Tem 18 anos e está a estudar em Maastricht. Estava entusiasmado com a ideia de votar pela primeira vez em 2024, nas eleições europeias. A crise política veio antecipar-lhe os planos e, afinal, vai poder votar já nas legislativas de 10 de Março. Isto, claro, se estiver disposto a percorrer quase 500 km.

O motivo é simples e a informação é dada pela Comissão Nacional de Eleições (CNE): um eleitor "deslocado no estrangeiro em instituição de ensino superior" poderá votar na "representação diplomática mais próxima", doze a dez dias antes das eleições, por voto antecipado.

No caso, a representação diplomática mais próxima, e a única que serviu para o efeito nos Países Baixos nas eleições de 2022, é a embaixada portuguesa em Haia, a quase 250 quilómetros de distância. Se quiser votar, terá então de dispor de tempo e dinheiro para, a suas expensas, ir, votar e regressar.

Antes de mais, uma declaração de interesses: o caso que apresento é de um filho. Dito isto, este é um assunto que sigo com interesse há vários anos e sobre o qual tenho vindo a escrever com alguma insistência, como é possível ver aqui, ou aqui.

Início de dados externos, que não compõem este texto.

@@ -1458,7 +1500,8 @@
                 const int lo = max(0, g * cpg - base), hi = min(min(32 * TN, p.N - coln0), (g + 1) * cpg - base);
                 double sa = 0.0, sq = 0.0;
                 for (int k = lo; k < hi; ++k) { sa += (double)gcs[0][k]; sq += (double)gcs[1][k]; }
-                const int b = row0 / p.gn_rows, mt = (row0 - b * p.gn_rows) / 32;
+                int b, mt;
+                gn_block_of(p, row0, 32, b, mt);
                 const int nstripe = (p.N + 32 * TN - 1) / (32 * TN);
                 double* o = p.gn_part[c] + (((long long)b * p.gn_nch[c] + p.gn_slot[c] + mt * nstripe + coln0 / (32 * TN)) * 32 + g) * 2;
                 o[0] = sa;
diff --git a/reface_amd/csrc/gemm_plan.h b/reface_amd/csrc/gemm_plan.h
--- a/reface_amd/csrc/gemm_plan.h
+++ b/reface_amd/csrc/gemm_plan.h
@@ -243,6 +243,18 @@
     RF_CHECK(p.ups != 2 || (g.splitk == 1 && (p.Hin * p.Win) % BM == 0),
              "rf_conv_gemm: ups 2 needs Hin * Win = %d to be a multiple of the %d-row tile (a tile inside one phase of one sample) and no split-K (this launch: %d)",
              p.Hin * p.Win, BM, g.splitk);
+    if (p.ups == 3) {
+        const int hw = p.Hin * p.Win;
+        RF_CHECK((p.M / 4) % BM == 0 && hw % 32 == 0,
+                 "rf_conv_gemm: ups 3 needs B * Hin * Win = %d to be a multiple of the %d-row tile (a tile inside one phase) and Hin * Win = %d a multiple of 32 (a 32-row block inside one sample)",
+                 p.M / 4, BM, hw);
+        RF_CHECK(g.splitk == 1 || g.frag,
+                 "rf_conv_gemm: ups 3 needs the fragment-slab reduce pass for split-K (this launch: %d): a direct-epilogue tile (this launch: %d x %d), 16-byte aligned rows, workspace for the slabs",
+                 g.splitk, BM, BN);
+        if (g.splitk == 1 && direct) g.st_rows = 32 * TM;
+        RF_CHECK(hw % g.st_rows == 0, "rf_conv_gemm: ups 3 needs Hin * Win = %d to be a multiple of the %d rows of a statistics slot (this launch: %d x %d tile, direct epilogue %d)",
+                 hw, g.st_rows, BM, BN, (int)direct);
+    }
     const bool deep = DEEP_OK && p.glds && !p.x3 && !hx && (long long)g.tiles_m * g.tiles_n * d->batch * g.splitk <= 256;
     g.stages = deep ? tile_deep_stages(t, e) : 2;
     return 0;
@@ -284,7 +296,7 @@
                 const long long tiles_ = mt256 * nt, full_ = tiles_ / 256, rem_ = tiles_ - full_ * 256;
                 const long long tail_nt_ = full_ >= 1 && mt256 > 0 ? nt - full_ * 256 / mt256 : 0;
                 if (split_n && !n320 && full_ >= 1 && rem_ * 5 >= 256 && rem_ * 5 <= 3 * 256 && (full_ * 256) % mt256 == 0 && mt128 * tail_nt_ >= 192 && p.gn_rows == 0 &&
-                    !p.ln_out && !p.oscale && !p.w_ps && !p.x3 && p.ups != 2 && d->batch == 1 && (d->act == RF_ACT_NONE || d->act == RF_ACT_GEGLU)) {
+                    !p.ln_out && !p.oscale && !p.w_ps && !p.x3 && p.ups < 2 && d->batch == 1 && (d->act == RF_ACT_NONE || d->act == RF_ACT_GEGLU)) {
                     *split_n = (int)(full_ * 256 / mt256) * 256;
                     return TILE_256x256;
                 }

Não sei quantos alunos portugueses estão a fazer a sua licenciatura em Maastricht. Ou mestrados, ou doutoramentos. Ali, ou em qualquer outra parte dos Países Baixos ou de qualquer outro país da União Europeia ou do mundo.

Não sei eu nem sabe ninguém. Pelo menos foi essa a resposta que chegou do Ministério da Ciência, Tecnologia e Ensino Superior: "Informamos que o MCTES não tem essa informação". E, como que para se desculpar, o gabinete da ministra Elvira Fortunato acrescenta: "Estudantes que vão para o estrangeiro ou que lá residem não têm que o comunicar às autoridades nacionais".

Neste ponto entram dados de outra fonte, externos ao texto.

@@ -239,27 +336,33 @@
         }
         __syncthreads();
     }
-    __shared__ double s_sig[MEDGP_MAX_D];
-    const bool par_sig = flag_grad && L.kidx == 7 && h0 < D;
+    const bool par_sig = FUSED || (flag_grad && lmc && h0 < D);
     if (par_sig) {
         const int lane = tid & 63, nwave = nt >> 6, dhi = min(D, h1);
-        for (int d = h0 + (tid >> 6); d < dhi; d += nwave) {
+        auto sig_one = [&](int d, bool have, double w0) {
             double sacc = 0.0;
-            for (int i = seg[d] + lane; i < seg[d + 1]; i += 64) sacc += Wd[(size_t)i * wds];
+            int i = seg[d] + lane;
+            if (have && i < seg[d + 1]) { sacc += w0; i += 64; }
+            for (; i < seg[d + 1]; i += 64) sacc += Wd[(size_t)i * wds];
             for (int off = 32; off > 0; off >>= 1) sacc += __shfl_xor(sacc, off);
             if (lane == 0) s_sig[d] = sacc;
-        }
+        };
+        int d = h0 + (tid >> 6);
+        if constexpr (FUSED) {
+#pragma unroll
+            for (int u = 0; u < FIN_WPF; u++, d += nwave)
+                if (d < dhi) sig_one(d, true, pf_w[u]);
+        }
+        for (; d < dhi; d += nwave) sig_one(d, false, 0.0);
         __syncthreads();
     }
-    const int pslot = slot >= L.max_slots ? slot - L.max_slots : slot;
-    const MedgpPrior *pr = (loo_objective != 2 && L.prior_on[pslot]) ? L.prior + (size_t)pslot * H : nullptr;
     double lp_part = 0.0;
   for (int ch = ch0; ch < ch1; ch++) {
     double lp_local = 0.0;
     const int hc1 = min(H, (ch + 1) * hchunk);
     for (int h = ch * hchunk + tid; h < hc1; h += nt) {
         double gv = 0.0, hv;
-        if (L.kidx == 7) {
+        if (lmc) {
             if (h < D) {
                 hv = exp(th[h]);
                 if (flag_grad) gv = (hv * hv) * s_sig[h];
@@ -271,8 +374,8 @@
                         int q = hc / (D * R), rem = hc - q * D * R, d = rem / R, r = rem - d * R;
                         double s = 0.0;
                         if (lds_sa) {
-                            const double *A = s_A + q * D * R, *Sq = s_S + q * D * D;
-                            for (int e = 0; e < D; e++) s += sym_get(Sq, D, d, e) * A[e * R + r];
+                            const double *A = s_A + q * D * R, *Sq = s_S + q * pst;
+                            for (int e = 0; e < D; e++) s += (d >= e ? Sq[sx(d, e)] : Sq[sx(e, d)]) * A[e * R + r];
                         } else {
                             const double *A = th + D + (size_t)q * D * R;
                             const double *Sq = S + (size_t)q * D * D;
@@ -310,7 +413,7 @@
                     hv = exp(th[h]);
                     if (flag_grad) {
                         int kk = hc - Q * (D * R + 2), q = kk / D, d = kk - q * D;
-                        gv = 0.5 * hv * S[(size_t)q * D * D + d * D + d];
+                        gv = 0.5 * hv * S[(size_t)q * pst + sx(d, d)];
                     }
                 }
             }
@@ -338,7 +441,10 @@
                 else gv = B[0] * S[0];
             }
         }
-        if (pr) prior_apply(pr[h], hv, L.pi, flag_grad != 0, lp_local, gv);
+        if (pr) {
+            if (FUSED && h == tid) prior_apply(pf_p, hv, L.pi, flag_grad != 0, lp_local, gv);
+            else prior_apply(pr[h], hv, L.pi, flag_grad != 0, lp_local, gv);
+        }
         if (flag_grad && g) g[h] = gv;
     }
     red2[ch - ch0][tid] = lp_local;
@@ -375,3 +481,71 @@
         if (loo_objective != 2) nlml_out[pos] = nlml - lp;
     }
 }
+
+__global__ void __launch_bounds__(256) k_epilogue(MedgpDev L, const double *__restrict__ theta, int flag_grad, int from_slab,
+                                                  double *__restrict__ nlml_out, double *__restrict__ grad_out,
+                                                  int *__restrict__ status_out, int loo_objective = 0) {
+    __shared__ double red2[MEDGP_EPI_PARTS][256];
+    __shared__ double s_S[4096], s_A[1280];
+    __shared__ double smuv[64];
+    __shared__ double s_sig[MEDGP_MAX_D];
+    const EpiLds M{red2, s_S, s_A, smuv, s_sig, nullptr, nullptr};
+    epilogue_body<false>(L, theta, flag_grad, from_slab, nlml_out, grad_out, status_out, loo_objective, M, EpiNoStage{});
+}
+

Com efeito, não têm. Mas sabemos quantos estrangeiros estão a estudar em Portugal e qual a sua proveniência. Não deve ser difícil saber quantos portugueses estão no ensino superior no estrangeiro. Seria uma estatística fácil e com benefícios vários, até para desenhar políticas. E demonstraria interesse.

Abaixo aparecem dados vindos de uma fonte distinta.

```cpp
#ifndef MNAV_FIN_WAVES
#define MNAV_FIN_WAVES 4
#endif
#ifndef MNAV_FIN_OCC
#define MNAV_FIN_OCC 3
#endif
constexpr int kFinWaves = MNAV_FIN_WAVES;
#ifndef MNAV_FIN_NOTAB
constexpr uint32_t kFinTabSlots = 6;
#else
constexpr uint32_t kFinTabSlots = 0;
#endif
constexpr uint32_t kFinTabRows = 128, kFinTabWords = 3 * kFinTabSlots * kFinTabRows, kFinNoSlot = 255;
__host__ __device__ constexpr uint32_t fin_lds_words(uint32_t max_sl, bool vecmap) { return 5u * max_sl + (vecmap ? kFinTabWords : 0u); }
template <int T>
__global__ __launch_bounds__(64 * kFinWaves, MNAV_FIN_OCC) void k_tb_finalize(tb::Args A, FinTb F)
{
  extern __shared__ __attribute__((aligned(16))) uint32_t fin_lds_all[];
  const int lane = threadIdx.x & 63, wave = threadIdx.x >> 6;
  uint32_t* const fin_lds = fin_lds_all + (size_t)wave * fin_lds_words(F.max_sl, F.vecmaps != nullptr);
  float* const ltab = reinterpret_cast<float*>(fin_lds + 5u * F.max_sl);
  const uint32_t xcd = blockIdx.x & 7u, j = blockIdx.x >> 3;
  const uint32_t grp = xcd * F.tiles_per_xcd + j % F.tiles_per_xcd, pg = j / F.tiles_per_xcd;
  const uint32_t t_raw = grp * kFinWaves + wave;
  const bool live = t_raw < A.ntiles;
#ifdef MNAV_FIN_BISECTION_ORDER
  const uint32_t t = live ? t_raw : A.ntiles - 1u;
#else
  const uint32_t t = F.order[live ? t_raw : A.ntiles - 1u];
#endif
  const uint32_t p_beg = pg * F.plans_per_wave, p_end = min(p_beg + F.plans_per_wave, A.NP);
  if (grp * kFinWaves >= A.ntiles || p_beg >= p_end) return;
  const TbTile W = A.tiles[t];
  uint32_t* const ld = fin_lds;
  uint32_t* const lgid = fin_lds + F.max_sl;
  float* const lxyz = reinterpret_cast<float*>(fin_lds + 2 * F.max_sl);
  const uint32_t NP = A.NP;
  for (uint32_t i = lane; i < W.sl; i += 64) {
    uint32_t g = kNone;
    if (i < W.nv) g = F.verts[W.v0 + i];
    else if (i >= (uint32_t)T && i - T < W.nh) g = F.ghost_gid[W.goff + (i - T)];
    lgid[i] = g;
    if (F.vecmaps && g != kNone) { lxyz[3 * i] = F.xyz[3 * (size_t)g]; lxyz[3 * i + 1] = F.xyz[3 * (size_t)g + 1]; lxyz[3 * i + 2] = F.xyz[3 * (size_t)g + 2]; }
  }
  uint32_t ys[2] = { (uint32_t)lane, (uint32_t)lane + 64u };
  bool own[2]; uint32_t gid[2];
  uint32_t src[2][kTbFinSlots], srck[2][kTbFinSlots]; float wt[2][kTbFinSlots];
#pragma unroll
  for (int v = 0; v < 2; ++v) {
    own[v] = live && ys[v] < W.nv;
#pragma unroll
    for (int k = 0; k < (int)kTbFinSlots; ++k) {
      const size_t at = ((size_t)t * kTbFinSlots + k) * T + (own[v] ? ys[v] : 0u);
      src[v][k] = own[v] ? (uint32_t)F.src[at] : (uint32_t)kTbFinNone;
      wt[v][k] = own[v] ? F.w[at] : inf_f();
    }
  }
  __builtin_amdgcn_wave_barrier();
#pragma unroll
  for (int v = 0; v < 2; ++v) {
    gid[v] = own[v] ? lgid[ys[v]] : kNone;
#ifdef MNAV_FIN_TILEMAJOR_EXPERIMENT
    if (own[v]) gid[v] = min(t * (uint32_t)T + ys[v], 999999u);
#endif
#pragma unroll
    for (int k = 0; k < (int)kTbFinSlots; ++k)
      if (src[v][k] == kTbFinNone) src[v][k] = ys[v] < (uint32_t)T ? ys[v] : 0u;
#pragma unroll
    for (int k = 0; k < (int)kTbFinSlots; ++k) srck[v][k] = src[v][k] | ((uint32_t)k << 16);
  }
  float px[2] = { 0.f, 0.f }, py[2] = { 0.f, 0.f }, pz[2] = { 0.f, 0.f };
  if (F.vecmaps) {
#pragma unroll
    for (int v = 0; v < 2; ++v) if (own[v]) { px[v] = lxyz[3 * ys[v]]; py[v] = lxyz[3 * ys[v] + 1]; pz[v] = lxyz[3 * ys[v] + 2]; }
#pragma unroll
    for (int v = 0; v < 2; ++v) if (own[v]) {
#pragma unroll
      for (int k = 0; k < (int)kFinTabSlots; ++k) {
        const uint32_t sx = src[v][k];
        float x = lxyz[3 * sx] - px[v], y = lxyz[3 * sx + 1] - py[v], z = lxyz[3 * sx + 2] - pz[v];
        const float len = sqrtf(x * x + y * y + z * z);
        x = x / len; y = y / len; z = z / len;
        float* const tp = ltab + (uint32_t)k * kFinTabRows + ys[v];
        tp[0] = x; tp[kFinTabSlots * kFinTabRows] = y; tp[2 * kFinTabSlots * kFinTabRows] = z;
      }
    }
  }
  MNAV_GLOBAL const float* const gD = as_global(A.D) + (size_t)W.soff * NP;
  const uint32_t i0 = lane, i1 = lane + 64u, i2 = lane + 128u, i3 = lane + 192u;
  const uint32_t slm = W.sl - 1u, j0 = min(i0, slm), j1 = min(i1, slm), j2 = min(i2, slm), j3 = min(i3, slm);
  MNAV_GLOBAL const uint32_t* const g_recs = (MNAV_GLOBAL const uint32_t*)as_global(F.recs) + min((uint32_t)lane, kFinRecWords - 1u);
  auto load_slice = [&](uint32_t p, uint32_t& rec, uint32_t (&r)[4]) {
    MNAV_GLOBAL const uint32_t* s = (MNAV_GLOBAL const uint32_t*)(gD + (size_t)p * W.sl);
    rec = g_recs[(size_t)p * kFinRecWords];
    r[0] = s[j0]; r[1] = s[j1]; r[2] = s[j2]; r[3] = s[j3];
  };
  uint32_t cur[4], nxt[4], rcur, rnxt;
  load_slice(p_beg, rcur, cur);
  rnxt = rcur;
  uint32_t bad = 0;
  for (uint32_t p = p_beg; p < p_end; ++p) {
#ifndef MNAV_FIN_NOSYNC
    __syncthreads();
#endif
    if (p + 1 < p_end) load_slice(p + 1, rnxt, nxt);
    auto rw = [&](int k) { return (uint32_t)__builtin_amdgcn_readlane((int)rcur, k); };
    MNAV_GLOBAL float* const g_dist = (MNAV_GLOBAL float*)(uintptr_t)(((unsigned long long)rw(1) << 32) | rw(0));
    MNAV_GLOBAL uint32_t* const g_pred = (MNAV_GLOBAL uint32_t*)(uintptr_t)(((unsigned long long)rw(3) << 32) | rw(2));
    MNAV_GLOBAL float* const g_vm = (MNAV_GLOBAL float*)(uintptr_t)(((unsigned long long)rw(5) << 32) | rw(4));
    const uint32_t seed = rw(6);
    const bool reached = __ballot(cur[0] != kTbInfBits || cur[1] != kTbInfBits || cur[2] != kTbInfBits || cur[3] != kTbInfBits) != 0ull;
    uint32_t cnt = 0;
    if (!reached) {
#pragma unroll
      for (int v = 0; v < 2; ++v) if (own[v]) {
        g_dist[gid[v]] = inf_f(); g_pred[gid[v]] = gid[v];
        if (g_vm) { const f32x3_u z3 = { 0.f, 0.f, 0.f }; *(MNAV_GLOBAL f32x3_u*)(g_vm + 3 * (size_t)gid[v]) = z3; }
      }
    } else {
      GoalCut gcut; gcut.goal = 0.f; gcut.cut = u2f(rw(7)); gcut.tie = rw(8);
      __builtin_amdgcn_wave_barrier();
      if (i0 < W.sl) ld[i0] = cur[0];
      if (i1 < W.sl) ld[i1] = cur[1];
      if (i2 < W.sl) ld[i2] = cur[2];
      if (i3 < W.sl) ld[i3] = cur[3];
      for (uint32_t i = lane + 256u; i < W.sl; i += 64) ld[i] = ((MNAV_GLOBAL const uint32_t*)(gD + (size_t)p * W.sl))[i];
      __builtin_amdgcn_wave_barrier();
#pragma unroll
      for (int v = 0; v < 2; ++v) {
        const uint32_t dyb = ld[ys[v]];
        const float dy = u2f(dyb);
        uint32_t sum[kTbFinSlots], dsb[kTbFinSlots];
        bool at_cut = false;
#pragma unroll
        for (int k = 0; k < (int)kTbFinSlots; ++k) {
          dsb[k] = ld[src[v][k]];
          const float ds = u2f(dsb[k]);
          at_cut |= ds == gcut.cut;
          sum[k] = (ds < gcut.cut) ? f2u(ds + wt[v][k]) : kTbInfBits;
        }
        const uint32_t m = min(min(min(sum[0], sum[1]), min(sum[2], sum[3])), min(min(sum[4], sum[5]), min(sum[6], sum[7])));
        const bool is_seed = gid[v] == seed;
        const bool cut = dy > gcut.cut;
        uint32_t val = cut ? m : dyb;
        uint32_t c[kTbFinSlots];
#pragma unroll
        for (int k = 0; k < (int)kTbFinSlots; ++k) c[k] = (sum[k] == val) ? dsb[k] : kTbInfBits;
        const uint32_t bd = min(min(min(c[0], c[1]), min(c[2], c[3])), min(min(c[4], c[5]), min(c[6], c[7])));
        uint32_t best = ys[v] | (kFinNoSlot << 16), nbest = 0;
#pragma unroll
        for (int k = (int)kTbFinSlots - 1; k >= 0; --k) { const bool hit = c[k] == bd; best = hit ? srck[v][k] : best; nbest += hit ? 1u : 0u; }
        uint32_t best_s = best & 0xFFFFu, bk = best >> 16;
        const bool finite = val != kTbInfBits;
        unsigned long long key = finite && bd != kTbInfBits ? (((unsigned long long)bd << 32) | lgid[best_s]) : ~0ull;
        uint32_t nbad = (m < val && !is_seed) ? 1u : 0u;
        if (own[v] && (at_cut || (finite && nbest > 1u) || W.ovf_n)) {
          nbad = 0u;
#pragma unroll
          for (int k = 0; k < (int)kTbFinSlots; ++k) {
            const float ds = u2f(dsb[k]);
            bool ex = ds < inf_f() && ds < gcut.cut;
            if (ds == gcut.cut && ds < inf_f()) ex = lgid[src[v][k]] < gcut.tie;
            sum[k] = ex ? f2u(ds + wt[v][k]) : kTbInfBits;
          }
          val = cut ? kTbInfBits : dyb;
          if (cut) {
#pragma unroll
            for (int k = 0; k < (int)kTbFinSlots; ++k) val = min(val, sum[k]);
          }
          key = ~0ull; best_s = ys[v]; bk = kFinNoSlot;
#pragma unroll
          for (int k = 0; k < (int)kTbFinSlots; ++k) {
            if (sum[k] < val && !is_seed) ++nbad;
            if (sum[k] == val && val != kTbInfBits) {
              const unsigned long long kk = ((unsigned long long)dsb[k] << 32) | lgid[src[v][k]];
              if (kk < key) { key = kk; best_s = src[v][k]; }
            }
          }
          for (uint32_t e = 0; e < W.ovf_n; ++e) {
            const TbFinOvf o = F.ovf[W.ovf_off + e];
            if (o.y != ys[v]) continue;
            const uint32_t db = ld[o.src], g2 = lgid[o.src];
            if (!expanded_source(gcut, u2f(db), g2)) continue;
            const uint32_t sm = f2u(u2f(db) + F.ovf_w[W.ovf_off + e]);
            if (cut && sm < val) { val = sm; key = ~0ull; }
            else if (sm < val && !is_seed) ++nbad;
            if (sm == val && val != kTbInfBits) {
              const unsigned long long kk = ((unsigned long long)db << 32) | g2;
              if (kk < key) { key = kk; best_s = o.src; }
            }
          }
        }
        if (!own[v]) continue;
        bad += nbad;
        uint32_t pv = gid[v];
        float outd = u2f(val);
        if (is_seed) { outd = dy; ++cnt; }
        else {
          if (val != kTbInfBits && key == ~0ull) ++bad;
          if (val != kTbInfBits) { pv = (uint32_t)key; ++cnt; }
        }
#ifdef MNAV_FIN_NOSTORE
        if (MNAV_FIN_NOSTORE == 1) { bad += (f2u(outd) ^ pv) == 0x12345u ? 1u : 0u; }
        else { g_dist[gid[v]] = outd; g_pred[gid[v]] = pv; }
#else
        g_dist[gid[v]] = outd; g_pred[gid[v]] = pv;
#endif
        if (g_vm) {
          float x = 0.f, y = 0.f, z = 0.f;
          if (pv != gid[v]) {
            if (bk < kFinTabSlots) {
              const float* const tp = ltab + bk * kFinTabRows + ys[v];
              x = tp[0]; y = tp[kFinTabSlots * kFinTabRows]; z = tp[2 * kFinTabSlots * kFinTabRows];
            } else {
              x = lxyz[3 * best_s] - px[v]; y = lxyz[3 * best_s + 1] - py[v]; z = lxyz[3 * best_s + 2] - pz[v];
              const float len = sqrtf(x * x + y * y + z * z);
              x = x / len; y = y / len; z = z / len;
            }
          }
          const f32x3_u o3 = { x, y, z };
#ifdef MNAV_FIN_NOSTORE
          bad += (f2u(x) ^ f2u(y) ^ f2u(z)) == 0x12345u ? 1u : 0u;
#else
          *(MNAV_GLOBAL f32x3_u*)(g_vm + 3 * (size_t)gid[v]) = o3;
#endif
        }
      }
    }
    cnt = wave_sum(cnt);
    if (lane == 0 && cnt && live) atomicAdd(&F.res[p].settled, (unsigned long long)cnt);
#pragma unroll
    for (int q = 0; q < 4; ++q) cur[q] = nxt[q];
    rcur = rnxt;
  }
  bad = wave_sum(bad);
  if (lane == 0 && bad) atomicAdd(F.mismatch, bad);
}

}
```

Mais, não só não deve ser difícil, como foi um os objectivos fixado logo em 2016 pelo ministro Manuel Heitor, que antecedeu Elvira Fortunato nos dois primeiros governos liderados por António Costa. Passaram sete anos e nada.

Mas todas as eleições a mesma história: os números da abstenção jovem são elevados e sucedem-se os pedidos dos políticos para se olhar para o problema, uma enxurrada de discursos sobre os "desafios da democracia" e a pergunta "porquê, porquê, porquê?". Depois, mais quatro ou cinco anos sem tocar no assunto, até à eleição seguinte.

Em 2022, nas eleições que deram maioria absoluta ao PS, a abstenção foi de 48,6%, com prevalência na faixa dos 18 aos 30 anos. No círculo Europa, que elege dois deputados para a Assembleia da República, a abstenção foi de quase 90%. Votaram 110.182 eleitores dos 926.205 inscritos. No círculo de Fora da Europa, que elege outros dois deputados, não foi muito diferente, dos 594.324 inscritos votaram 64.534. Não sabemos quantos destes são jovens, mas os números são arrasadores.

Pudera. Fazer quase quinhentos quilómetros para votar é sinal de muito amor à pátria. Muito mais amor do que esta, aparentemente, tem para dar. Existem cerca de 1,5 milhões de eleitores emigrantes recenseados - aqueles que têm morada estrangeira no Cartão do Cidadão (alteração que tem de ser feita, no limite, até 60 dias antes das eleição) -, mas no ano passado apenas foi possível votar em 150 localidades, apesar de haver portugueses espalhados por 186 países do mundo.

Uma nota apenas para reforçar que exemplos como o que dou no início não contam para a abstenção nos círculos eleitorais da Europa e de Fora da Europa, mas sim para a abstenção nacional, uma vez que é no país que estes eleitores estão recenseados. Mas a base do problema, os obstáculos ao voto, é a mesma.

Acredito que é possível montar um sistema de voto mais eficiente e seguro para todos os que estão no estrangeiro. O que não devia ser possível é continuar nesta senda esquizofrénica Dr Jekyll e Mr Hyde, olá problema, adeus problema, e nada de soluções. Que podem nem ser as melhores, mas têm de ser discutidas, implementadas e melhoradas. A menos, claro, que o poder político reconheça que não tem interesse algum em que os mais jovens (e emigrantes, já agora) exerçam o seu direito de voto.